ÜÇ: “Ama biz astmatikleri en çok ilgilendiren şey sanırım sırf kota doldurmak için gerekmeyen hastaya bile kombine tedavi uygulayan, basamak tedavisi bile uygulamaktan bihaber hekim grubudur.” sözlerinizi tüm göğüs hastalıkları uzmanlarına ve özellikle de üniversitelerimizin göğüs hastalıkları öğretim üyelerinin dikkatlerine sunuyorum.

İnşallah bir astımlının bu sözlerinden kendilerine bir ders çıkaranlar olur.

DÖRT: Sizi, hastalığının ve tedavisinin “profesör” seviyesinde bilincinde olan bir astmatik olarak tebrik ediyorum ama bence bu çok ilginç “teknik soruna” hiç ilgi göstermeyen bir mühendis adayı olarak da tenkit ediyorum.

Aslında bu teknik sorunu siz mühendisler biz hekimlerden daha iyi anlar ve bizlere de daha iyi anlatabilirsiniz.

BEŞ: AstraZeneca’ dan bu teknik sorunların ne olduğunu herkesin anlayacağı bir dille açıklamasını bekliyoruz.

KAYNAK

  1. http://pharmtech.findpharma.com/pharmtech/Manufacturing/AstraZeneca-Discontinues-Pulmicort-Production/ArticleStandard/Article/detail/711040?ref=25

Yazı için 3 yorum yapılmış:

  1. Tuna Erinçler dedi ki:

    Türkiye’de bir zamanlar geçerli olan: “Vatan söz konusu olunca gerisi teferruattır” prensibinin yerini şimdilerde “Para söz konus olunca gerisi teferruattır” prensibinin yerleşmesi için uğraşıldı. Buna göre ilâç endüstrisinin tutumunu da normal karşılamak gerekir.

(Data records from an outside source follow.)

long wave_split_rows(const vit_gemm_args* a, int cfg) {
  if (!((cfg == 5 || cfg == 9) && a->batch == 1 && a->split_k == 1 && a->epilogue != VIT_EPI_PATCH && a->tile == 0))
    return 0;
  static const int ncu = [] {
    int dev = 0, n = 0;
    if (hipGetDevice(&dev) != hipSuccess || hipDeviceGetAttribute(&n, hipDeviceAttributeMultiprocessorCount, dev) !=
                                               hipSuccess)
      return 0;
    return n;
  }();
  if (ncu <= 0) return 0;
  const long tiles_n = (a->N + 255) / 256, tiles = ((a->M + 255) / 256) * tiles_n;
  const long full = tiles / ncu, rem = tiles - full * ncu;
  const long main_rows = (full * ncu / tiles_n) * 256;
  return full >= 1 && rem > 0 && 2 * rem <= ncu && main_rows > 0 && main_rows < a->M ? main_rows : 0;
}

int rem_config() {
  static const int rem_cfg = vit::knob("VIT_GEMM_REM_CFG", 0);
  return rem_cfg >= 0 && rem_cfg <= 9 && rem_cfg != 1 ? rem_cfg : 0;
}

}

extern "C" int64_t vit_gemm_tile_rows(const vit_gemm_args* a) {
  if (!a) return 0;
  return tile_rows_of(pick_tile(a));
}

extern "C" int64_t vit_gemm_partial_rows(const vit_gemm_args* a) {
  if (!a) return 0;
  const int cfg = pick_tile(a);
  const long main_rows = wave_split_rows(a, cfg);
  if (main_rows > 0) {
    const long rr = tile_rows_of(rem_config());
    return main_rows / 256 + (a->M - main_rows + rr - 1) / rr;
  }
  const long tr = tile_rows_of(cfg);
  return (a->M + tr - 1) / tr;
}

extern "C" int64_t vit_gemm_split_rows(const vit_gemm_args* a) {
  if (!a) return 0;
  return wave_split_rows(a, pick_tile(a));
}

#ifdef VIT_PP2_STAMPS
static unsigned long long* g_pp2_stamp_buf = nullptr;
extern "C" int vit_gemm_set_stamps(void* dev_buf) {
  g_pp2_stamp_buf = (unsigned long long*)dev_buf;
  return 0;
}
#endif

namespace {
int make_dev(const vit_gemm_args* a, GemmDev& d, bool& empty) {
  empty = false;
  VIT_CHECK_ARG(a != nullptr, "vit_gemm_bf16: null args");
  VIT_CHECK_ARG(a->M >= 0 && a->N >= 0 && a->K >= 0, "vit_gemm_bf16: negative size");
  VIT_CHECK_ARG(a->K % 64 == 0, "vit_gemm_bf16: K=%lld must be a multiple of 64", (long long)a->K);
  VIT_CHECK_ARG(a->M < (1 << 30) && a->N < (1 << 30), "vit_gemm_bf16: M/N too large");
  VIT_CHECK_ARG(a->A && a->B && a->C, "vit_gemm_bf16: null operand");
  VIT_CHECK_ARG(a->batch >= 1 && a->split_k >= 1, "vit_gemm_bf16: batch/split_k must be >= 1");
  VIT_CHECK_ARG(a->split_k == 1 || a->epilogue == VIT_EPI_SPLITK, "vit_gemm_bf16: split_k>1 needs VIT_EPI_SPLITK");
  VIT_CHECK_ARG(a->a_layout == VIT_K_CONTIG || a->a_layout == VIT_MN_CONTIG, "vit_gemm_bf16: bad a_layout");
  VIT_CHECK_ARG(a->b_layout == VIT_K_CONTIG || a->b_layout == VIT_MN_CONTIG, "vit_gemm_bf16: bad b_layout");
  if (a->M == 0 || a->N == 0) {
    empty = true;
    return VIT_OK;
  }
  const bool ak = a->a_layout == VIT_K_CONTIG, bk = a->b_layout == VIT_K_CONTIG;
  const long a_rows = ak ? a->M : a->K, a_cols = ak ? a->K : a->M;
  const long b_rows = bk ? a->N : a->K, b_cols = bk ? a->K : a->N;
  VIT_CHECK_ARG(a->lda >= a_cols && a->ldb >= b_cols, "vit_gemm_bf16: leading dimension too small");
  VIT_CHECK_ARG(a->lda % 8 == 0 && a->ldb % 8 == 0, "vit_gemm_bf16: lda/ldb must be multiples of 8");
  VIT_CHECK_ARG(((uintptr_t)a->A | (uintptr_t)a->B) % 16 == 0 && (a->a_batch_stride | a->b_batch_stride) % 8 == 0,
                "vit_gemm_bf16: A/B must be 16-byte aligned");
  const long a_bytes = ((a_rows - 1) * a->lda + ((a_cols + 7) & ~7L)) * 2;
  const long b_bytes = ((b_rows - 1) * a->ldb + ((b_cols + 7) & ~7L)) * 2;
  VIT_CHECK_ARG(a_bytes < (1L << 31) && b_bytes < (1L << 31), "vit_gemm_bf16: operand larger than 2 GiB");
  switch (a->epilogue) {
    case VIT_EPI_BIAS_GELU: VIT_CHECK_ARG(a->C2 != nullptr, "GELU epilogue needs C2"); break;
    case VIT_EPI_BIAS_RESID_F32: VIT_CHECK_ARG(a->aux != nullptr, "RESID epilogue needs aux"); break;
    case VIT_EPI_GELU_BWD: VIT_CHECK_ARG(a->aux != nullptr, "GELU_BWD epilogue needs aux"); break;
    case VIT_EPI_MUL_BF16: VIT_CHECK_ARG(a->aux != nullptr, "MUL epilogue needs aux"); break;
    case VIT_EPI_BIAS_GELU_DGELU: VIT_CHECK_ARG(a->C2 != nullptr, "GELU_DGELU epilogue needs C2"); break;
    case VIT_EPI_PATCH:
      VIT_CHECK_ARG(a->aux && a->aux2 && a->bias && a->tokens > 0 && a->batch == 1, "PATCH epilogue args");
      break;
    default: break;
  }
  d = GemmDev{};
  d.M = (int)a->M; d.N = (int)a->N; d.K = (int)a->K;
  d.A = (const char*)a->A; d.lda = a->lda; d.a_bs = a->a_batch_stride; d.a_bytes = (uint32_t)a_bytes;
  d.B = (const char*)a->B; d.ldb = a->ldb; d.b_bs = a->b_batch_stride; d.b_bytes = (uint32_t)b_bytes;
  d.C = a->C; d.ldc = a->ldc; d.c_bs = a->c_batch_stride;
  d.C2 = a->C2; d.ldc2 = a->ldc2;
  d.bias = a->bias; d.bias_bs = a->bias_batch_stride;
  d.aux = a->aux; d.ldaux = a->ldaux; d.aux2 = a->aux2;
  d.split_k = (int)a->split_k; d.tokens = (int)a->tokens;
  {
    auto al = [](const void* q) { return ((uintptr_t)q % 32) == 0; };
    bool v = al(a->C) && a->ldc % 8 == 0 && a->c_batch_stride % 8 == 0;
    if (a->C2) v = v && al(a->C2) && a->ldc2 % 8 == 0;
    if (a->bias) v = v && al(a->bias) && a->bias_batch_stride % 8 == 0;
    if (a->aux) v = v && al(a->aux) && a->ldaux % 8 == 0;
    if (a->aux2) v = v && al(a->aux2);
    if (a->epilogue == VIT_EPI_SPLITK) v = al(a->C) && a->N % 8 == 0;
    d.vec = v ? 1 : 0;
  }
  d.col_partial = a->col_partial;
  d.drop = make_drop(a->dropout);
  VIT_CHECK_ARG(!d.drop.thr || a->epilogue == VIT_EPI_PATCH || a->epilogue == VIT_EPI_BIAS_RESID_F32 ||
                    a->epilogue == VIT_EPI_BIAS_GELU_DGELU,
                "vit_gemm_bf16: dropout is supported on the PATCH, BIAS_RESID_F32 and BIAS_GELU_DGELU epilogues");
  VIT_CHECK_ARG(!d.drop.thr || (a->a_layout == VIT_K_CONTIG &&
                                  (a->b_layout == VIT_K_CONTIG || a->epilogue == VIT_EPI_BIAS_RESID_F32)),
                "vit_gemm_bf16: dropout epilogues need a K-contiguous A (and B, except BIAS_RESID_F32)");
  {
    static const int env_gm = vit::knob("VIT_GEMM_GROUP_M", 8);
    static const int env_nt = vit::knob("VIT_GEMM_NT", 0);
    d.group_m = env_gm;
    d.nt = env_nt;
    static const int env_diag = vit::knob("VIT_GEMM_DIAG", 0);
    d.diag = env_diag;
    static const int env_sx = vit::knob("VIT_GEMM_SPLIT_XCD", 1);
    d.split_xcd = env_sx;
    static const int env_prio = vit::knob("VIT_GEMM_PRIO", 1);
    d.prio = env_prio;
    static const int env_ilv = vit::knob("VIT_GEMM_ILV", -1);
    d.ilv = env_ilv;
#ifdef VIT_PP2_STAMPS
    d.stamps = g_pp2_stamp_buf;
#endif
  }
  return VIT_OK;
}
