CC4_HD int gen_pid(Ctx x, uint32_t* used) {
  while (true) {
    int pid = rng_range(x.r, 1000, 10000);
    if (!bit_get(used, pid - 1000)) { bit_set(used, pid - 1000); return pid; }
  }
}
CC4_HD int start_session_proc(Ctx x, int h, int kind) {
  HostDyn& st = x.hd[h];
  int mx = 0;
  for (int i = 0; i < st.nproc; ++i) if (st.procs[i].pid > mx) mx = st.procs[i].pid;
  int pid = mx + 1 + (int)rng_below(x.r, 9);
  st.procs[st.nproc].pid = (uint16_t)pid; st.procs[st.nproc].kind = (uint8_t)kind; st.procs[st.nproc].flags = 0;
  st.nproc++;
  return pid;
}
CC4_HD void host_backup(Ctx x, int h, int ip_octet) {
  const HostDyn& d = x.hd[h];
  HostStatic st;
  for (int i = 0; i < 8; ++i) st.procs[i] = d.procs[i];
  for (int i = 0; i < 5; ++i) st.svcs[i] = d.svcs[i];
  st.nproc = (uint8_t)d.nproc; st.nsvc = (uint8_t)hd_nsvc(d); st.exists = (uint8_t)(1 | ((d.gtmp & 1) << 1)); st.ip_octet = (uint8_t)ip_octet;
  if (d.nproc > PIN - 1 || hd_nsvc(d) > 5) set_err(x, E_PROC_OVERFLOW);
  __builtin_memcpy(&x.c->hs[h], &st, sizeof(HostStatic));
}
CC4_HD void host_restore(Ctx x, int h) {
  hd_touch(x, h);
  HostDyn& d = x.hd[h];
  HostStatic st;
  __builtin_memcpy(&st, &x.c->hs[h], sizeof(HostStatic));
  for (int i = 0; i < 8; ++i) d.procs[i] = st.procs[i];
  for (int i = 0; i < 5; ++i) d.svcs[i] = st.svcs[i];
  d.nproc = st.nproc; d.gtmp = 0; d.nsf = st.nsvc;
  x.s->hev[h] = 0;
  eph_clear(x, h);
  pend_drop_host(x, h);
}

struct ResetCarry { uint64_t env_key; };
enum : int { RESET_WS_SEEN = 0, RESET_WS_DUP = 288, RESET_WS_HOSTS = 576, RESET_WS_WORDS = 584 };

  2. Tuna Erinçler dedi ki:

    Türkiye’de bir zamanlar geçerli olan: “Vatan söz konusu olunca gerisi teferruattır” prensibinin yerini şimdilerde “Para söz konusu olunca gerisi teferruattır” prensibinin yerleşmesi için uğraşıldı. Buna göre ilâç endüstrisinin tutumunu da normal karşılamak gerekir.

  3. dilaver demirağ dedi ki:

    Hocam alerjik olmayan astım teşhisi konmuş biriyim ve söylediğiniz gerek sprey, gerekse de toz cinsi olmak üzere iki tür nefes açıcıyı da kullandım. Ancak nefes darlığım geçmedi. Size başvurmak istiyorum ama muayenhanenize gelip de para ödeyecek durumda değilim. Sizin gibi hocaların Tıp Fakültelerinde hasta bakan ve bizim gibi SGK’lılara da hizmet veren bir hekim olmaması ise bir ironi gibi. Kamu sağlığı ve ilaç soygunu konularuna değinen bir hekimin özel muayenehane dışında biR KAMU SAĞLIĞI merkezinde hizmet vermesini beklerdim. Neyse biz sahip oldukları uzmanlığın bedelini isteyen hekimlere alıştık.